Daimler – Chrysler 1998

In the mid-1990s, Chrysler, the smallest of the three major US car-makers in Detroit, was the most profitable. It had taken a risk that paid off and ignored the perceived wisdom that Americans preferred imports by designing quintessentially American cars such as the sports utility vehicles under its Jeep brand. Chrysler's success and entrepreneurial spirit appealed to Daimler, and the German company paid $36bn for it in 1998. The lack of integration between the companies, and the staid Daimler culture which clashed with Chrysler's entrepreneurial spirit, saw the US firm flounder. Daimler sold an 80 per cent stake to buyout specialist Cerberus in 2007 for $7.4bn. Cerberus has fared little better, with Chrysler now needing a US government bailout.
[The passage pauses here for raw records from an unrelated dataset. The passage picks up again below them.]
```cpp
template <typename T>
static int param_alloc(ao_net* n, T** out, size_t count) {
    const size_t bytes = std::max<size_t>(count * sizeof(T), 16);
    if (n->pcursor < n->pallocs.size() && n->pallocs[n->pcursor].second == bytes) {
        *out = static_cast<T*>(n->pallocs[n->pcursor++].first);
        return 0;
    }
    void* p = nullptr;
    hipError_t st = n->pool.alloc_bytes(&p, count * sizeof(T));
    if (st != hipSuccess) return n->fail(std::string("hipMalloc(") + std::to_string(bytes) + " B): " + hipGetErrorString(st));
    if (n->pcursor < n->pallocs.size()) {
        n->pool.release(n->pallocs[n->pcursor].first);
        n->pallocs[n->pcursor] = {p, bytes};
    } else {
        n->pallocs.push_back({p, bytes});
    }
    ++n->pcursor;
    *out = static_cast<T*>(p);
    return 0;
}
// ... 471 lines not shown
        a.bufA = reinterpret_cast<uint4*>(n->act_x);
        a.bufB = reinterpret_cast<uint4*>(n->act_t);
        a.nlayers = 1 + 2 * n->nb;
        a.CQ = n->CQ;
        a.COUT = n->planes;
        a.w3 = n->head_w3; a.sc3 = n->head_sc3; a.sh3 = n->head_sh3;
        a.wp_t = n->wp_t; a.bp = n->bp; a.w1_t = n->w1_t; a.b1 = n->b1; a.w2 = n->w2; a.b2 = n->b2;
        a.policy = policy;
        a.value = value;
        a.live = live; a.row_cap = row_cap;
        for (int l = 0; l < a.nlayers; ++l) {
            a.layers[l].wh = n->convh_wh[l];
            a.layers[l].wl = n->convh_wl[l];
            a.layers[l].sc = reinterpret_cast<const float4*>(n->convh_sc[l]);
            a.layers[l].sh = reinterpret_cast<const float4*>(n->conv_sh[l]);
            a.layers[l].ovf = n->d_status;
        }
        if (n->timing) n->timer.begin(s);
        if (fp16_forward(n)) {
            if (n->B > 9) return n->fail("split-fp16 trunk: board larger than 9x9");
            AO_HIP(n, ao::launch_trunk16h_f16(n->device, n->B, in_kind, groups, s, a));
        } else if (two_products(n) && n->trunk_fmt != 1) {
            if (n->B > 9) return n->fail("split-fp16 trunk: board larger than 9x9");
            AO_HIP(n, ao::launch_trunk16h_w16(n->device, n->B, in_kind, groups, s, a));
        } else
        switch (n->B) {
#define AO_BW_CASE(W)                                                                                        \
    case W: {                                                                                                \
        constexpr size_t heads_ = (static_cast<size_t>(3) * 128 + 16 * 3 * W * W + 8 * 16 * W * W + 8 * 16 * 128) * 4;  \
        constexpr size_t rows_ = static_cast<size_t>(2) * W * 4 * 2 * 1024 + 64;    \
        constexpr size_t lds_ = (rows_ > heads_) ? rows_ : heads_;                                            \
        if (!n->attr_done[W]) {                                                                                 \
            AO_HIP(n, hipFuncSetAttribute(reinterpret_cast<const void*>(&k_trunk16h<W, 4, 0>),              \
                                           hipFuncAttributeMaxDynamicSharedMemorySize, static_cast<int>(lds_))); \
            AO_HIP(n, hipFuncSetAttribute(reinterpret_cast<const void*>(&k_trunk16hb<W, 4, 0>),              \
                                           hipFuncAttributeMaxDynamicSharedMemorySize, static_cast<int>(lds_))); \
            AO_HIP(n, hipFuncSetAttribute(reinterpret_cast<const void*>(&k_trunk16h<W, 4, 1>),              \
                                           hipFuncAttributeMaxDynamicSharedMemorySize, static_cast<int>(lds_))); \
            AO_HIP(n, hipFuncSetAttribute(reinterpret_cast<const void*>(&k_trunk16hb<W, 4, 1>),              \
                                           hipFuncAttributeMaxDynamicSharedMemorySize, static_cast<int>(lds_))); \
            n->attr_done[W] = true;                                                                           \
        }                                                                                                    \
        if (n->trunk_fmt == 1) {                                                                             \
            if (in_kind == 2) hipLaunchKernelGGL((k_trunk16hb<W, 4, 1>), dim3(groups), dim3(512), lds_, s, a);    \
            else hipLaunchKernelGGL((k_trunk16h<W, 4, 1>), dim3(groups), dim3(512), lds_, s, a);                 \
        } else {                                                                                             \
            if (in_kind == 2) hipLaunchKernelGGL((k_trunk16hb<W, 4, 0>), dim3(groups), dim3(512), lds_, s, a);    \
            else hipLaunchKernelGGL((k_trunk16h<W, 4, 0>), dim3(groups), dim3(512), lds_, s, a);                 \
        }                                                                                                    \
    } break;
            AO_BW_CASE(3) AO_BW_CASE(4) AO_BW_CASE(5) AO_BW_CASE(6) AO_BW_CASE(7) AO_BW_CASE(8) AO_BW_CASE(9)
#undef AO_BW_CASE
            default: return n->fail("split-fp16 trunk: board larger than 9x9");
        }
        if (n->timing) n->timer.end(s);
        AO_HIP(n, hipGetLastError());
#ifdef AO_PROF
        if (getenv("AO_PROF_PRINT")) {
            unsigned long long h[96];
            hipStreamSynchronize(s);
            hipMemcpyFromSymbol(h, HIP_SYMBOL(ao_prof), sizeof(h));
            static const char* nm[12] = {"stage0", "slabs", "epilogue", "barrier", "last_epi+boundary", "heads", "conv1", "total",
                                         "s0:sync1", "s0:stage-issue", "s0:loads-land", "s0:sync2"};
            for (int k = 0; k < 12; ++k) {
                fprintf(stderr, "AO_PROF %-18s", nm[k]);
                for (int t = 0; t < 8; ++t) fprintf(stderr, " %9llu", h[t * 12 + k]);
                fprintf(stderr, "\n");
            }
        }
#endif
// ... 114 lines not shown
    n->nchq16 = (((inplanes + 3) / 4) + 7) & ~7;
    n->nchq1 = (((inplanes + 3) / 4) + 3) & ~3;
    n->CQ = planes / 4;
    {
        hipDeviceProp_t prop;
        if (hipGetDeviceProperties(&prop, device) == hipSuccess && prop.multiProcessorCount > 0)
            n->num_cu = prop.multiProcessorCount;
    }
    if (const char* v = getenv("AO_KSPLIT")) {
        int lo = 0, hi = 0, hi2 = 0;
        if (sscanf(v, "%d,%d,%d", &lo, &hi, &hi2) == 3) { n->ksplit_min = lo > 0 ? lo : 1 << 30; n->ksplit_max = hi; n->ksplit_max2 = hi2; }
    }
    if (const char* v = getenv("AO_PERBOARD_CELLS")) n->perboard_cells = atol(v);
    if (const char* v = getenv("AO_BOARDK")) n->boardk_min = atoi(v);
    if (const char* v = getenv("AO_ROWK")) {
        int lo = 0, hi = -1;
        if (sscanf(v, "%d,%d", &lo, &hi) == 2) { n->rowk_min = lo; n->rowk_max = hi; }
    }
    if (const char* v = getenv("AO_TRUNK_FMT")) n->trunk_fmt = atoi(v) == 1 ? 1 : 0;
    if (n->trunk_fmt < 0) n->trunk_fmt = 0;
    if (const char* v = getenv("AO_XT")) n->force_xt = atoi(v) == 4 ? 4 : (atoi(v) == 5 ? 5 : 0);
    if (const char* v = getenv("AO_NCH")) n->force_nch = atoi(v) > 0 && atoi(v) <= board ? atoi(v) : 0;
    if (const char* v = getenv("AO_FORCE_RESIDENT")) n->force_resident = atoi(v) != 0;
    return 0;
}

void ao_net_destroy(ao_net* n) {
    if (!n) return;
    hipSetDevice(n->device);
    hipDeviceSynchronize();
    n->pool.free_all();
    n->timer.destroy();
    delete n;
}

int ao_net_create(int n_block, int inplanes, int planes, int board, int device, ao_net** out) {
    if (!out) return 1;
    ao_net* n = new ao_net();
    return ao::finish_create(n, net_create_impl(n, n_block, inplanes, planes, board, device), out, ao_net_destroy);
}

int ao_net_set_mode(ao_net* n, int mode) {
    if (mode < 0 || mode > 6)
        return n->fail("mode must be 0 (auto), 1 (layer kernels), 2 (group-resident trunk), 3 (per-board), 4 (row-chunked), 5 (split-fp16 trunk) "
                       "or 6 (split-fp16 per-layer kernels for every batch size)");
    if ((mode == 5 || mode == 6) && !h16_supported(n))
// ... 296 lines not shown
             ", waves split the contraction by input block, partial tiles exchanged through LDS)";
        f = conv;
    } else if (group == 16 && mode == 5 && board_resident(n, boards)) {
        const bool one = fp16_forward(n);
        nm = std::string(one ? "k_boardh_f16<" : two_products(n) ? "k_boardh_w16<" : "k_boardh<") + bw + (in_kind == 2 ? ", 2" : ", 1") + "> (" + (in_kind == 2 ? "conv1 + " : "") + std::to_string(2 * n->nb) +
             " 3x3 convs in one launch as " + (one ? "fp16" : "split-fp16") + " MFMA 16x16x32 (" +
             (one ? "1 product: the opt-in fp16 forward, activations rounded once to fp16" : two_products(n) ? "2 products: the conv weights are fp16 numbers" : "3 products") + ", fp32 accumulate): "
             "a workgroup = one board resident in LDS through all layers, the row's cells as the MFMA N dimension, column shifts as DPP row shifts)";
        f = 2.0 * n->nb * 2.0 * n->A * 9.0 * n->planes * n->planes * boards + (in_kind == 2 ? 2.0 * n->A * 9.0 * n->C * n->planes * boards : 0.0);
    } else if (group == 16 && mode == 5 && fp16_all(n) && (layers_only(n) || !(n->B <= 9 && ((boards + 15) / 16 >= 192 || n->force_resident)))) {
        nm = "k_layer16h_f16<" + bw + "> (one 3x3 conv per launch as fp16 MFMA 16x16x32 (1 product: the opt-in fp16 forward, "
             "activations rounded once to fp16, fp32 accumulate), conv1 on " + (in_kind == 2 ? "bit planes (KIND 2)" : "float planes (KIND 1)") +
             ", 16-board groups x row chunks x column tiles)";
        f = conv;
    } else if (group == 16 && mode == 5 && (layers_only(n) || !(n->B <= 9 && ((boards + 15) / 16 >= 192 || n->force_resident)))) {
        nm = std::string(two_products(n) ? "k_layer16h_w16<" : "k_layer16h<") + bw + "> (one 3x3 conv per launch as split-fp16 MFMA 16x16x32 (" +
             (two_products(n) ? "2 products: the conv weights are fp16 numbers" : "3 products") + ", fp32 accumulate), "
             "16-board groups x row chunks x column tiles)";
        f = conv;
    } else if (group == 16 && mode == 5) {
        const bool one = fp16_forward(n);
        const bool two = !one && two_products(n) && n->trunk_fmt != 1;
        const int fmt = one ? 0 : n->trunk_fmt;
        nm = std::string(in_kind == 2 ? "k_trunk16hb" : "k_trunk16h") + (one ? "_f16<" : two ? "_w16<" : "<") + bw + ", 4, " + std::to_string(fmt) + "> (conv1 + " +
             std::to_string(2 * n->nb) + " 3x3 convs as " + (one ? "fp16" : "split-fp16") + " MFMA 16x16x32 (" +
             (one ? "1 product: the opt-in fp16 forward" : two ? "2 products: the conv weights are fp16 numbers" : "3 products") + ", fp32 accumulate) + heads, one resident "
             "launch; activations between layers as " + (one ? "one fp16" : fmt == 1 ? "fp16 high half + one low byte" : "two fp16 halves") + ")";
        f = conv1 + 2.0 * n->nb * conv;
    } else if (group == 16) {
        nm = "k_trunk16<" + bw + "> (conv1 + " + std::to_string(2 * n->nb) + " 3x3 convs, one launch, fp32 MFMA 16x16x4)";
        f = conv1 + 2.0 * n->nb * conv;
    } else {
        nm = "k_conv3x3<" + bw + "> (one 3x3 " + std::to_string(n->planes) + "->" + std::to_string(n->planes) +
             " conv, fp32 MFMA 32x32x2)";
        f = conv;
    }
    *nm_out = nm;
    *f_out = f;
}

static void copy_name(const std::string& nm, char* name, int name_cap) {
    if (name && name_cap > 0) {
        std::strncpy(name, nm.c_str(), static_cast<size_t>(name_cap) - 1);
        name[name_cap - 1] = 0;
    }
}

// ... 19 lines not shown
int ao_net_dominant_kernel(ao_net* n, int boards, char* name, int name_cap, double* flop_per_launch) {
    std::string nm;
    double f = 0.0;
    dominant_name(n, boards, n->last_in_kind, &nm, &f);
    copy_name(nm, name, name_cap);
    if (flop_per_launch) *flop_per_launch = f;
    return 0;
}

int ao_net_plan_kernel(int n_block, int inplanes, int planes, int board, int trunk_mode, int boards, int in_kind,
                       char* name, int name_cap, double* flop_per_launch) {
    if (n_block < 0 || inplanes < 1 || planes < 32 || planes % 32 || board < 3 || board > ao::kMaxBoard || boards < 1 ||
        trunk_mode < 0 || trunk_mode > 6)
        return 1;
    ao_net n;
    n.nb = n_block; n.C = inplanes; n.planes = planes; n.B = board; n.A = board * board;
    n.nchq32 = (((inplanes + 3) / 4) + 1) & ~1;
    n.nchq16 = (((inplanes + 3) / 4) + 7) & ~7;
    n.nchq1 = (((inplanes + 3) / 4) + 3) & ~3;
    n.CQ = planes / 4;
    n.mode = trunk_mode;
    if (const char* v = getenv("AO_TRUNK_FMT")) n.trunk_fmt = atoi(v) == 1 ? 1 : 0;
    if (n.trunk_fmt < 0) n.trunk_fmt = 0;
    std::string nm;
    double f = 0.0;
    dominant_name(&n, boards, in_kind, &nm, &f);
    copy_name(nm, name, name_cap);
    if (flop_per_launch) *flop_per_launch = f;
    return 0;
}

}
```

British Commonwealth– Atlantic Computers 1988

British and Commonwealth Holdings was a financial services company, once listed on the FTSE 100. The company, established in 1955 as a shipping business, diversified into finance in the early 1980s and was responsible for establishing the fund managers Gartmore and Oppenheimer.

However, it diversified too far when it bought the IT leasing company Atlantic Computers for £434m in 1988.

Atlantic used a different form of accounting to BCH, and booked its future earnings as instant profits. So it could only stay profitable by growing and signing new contracts and, when such growth stopped, so the money stopped rolling in. The acquisition proved so ruinous there was no way back. Both the buyer and its target went into administration in 1990.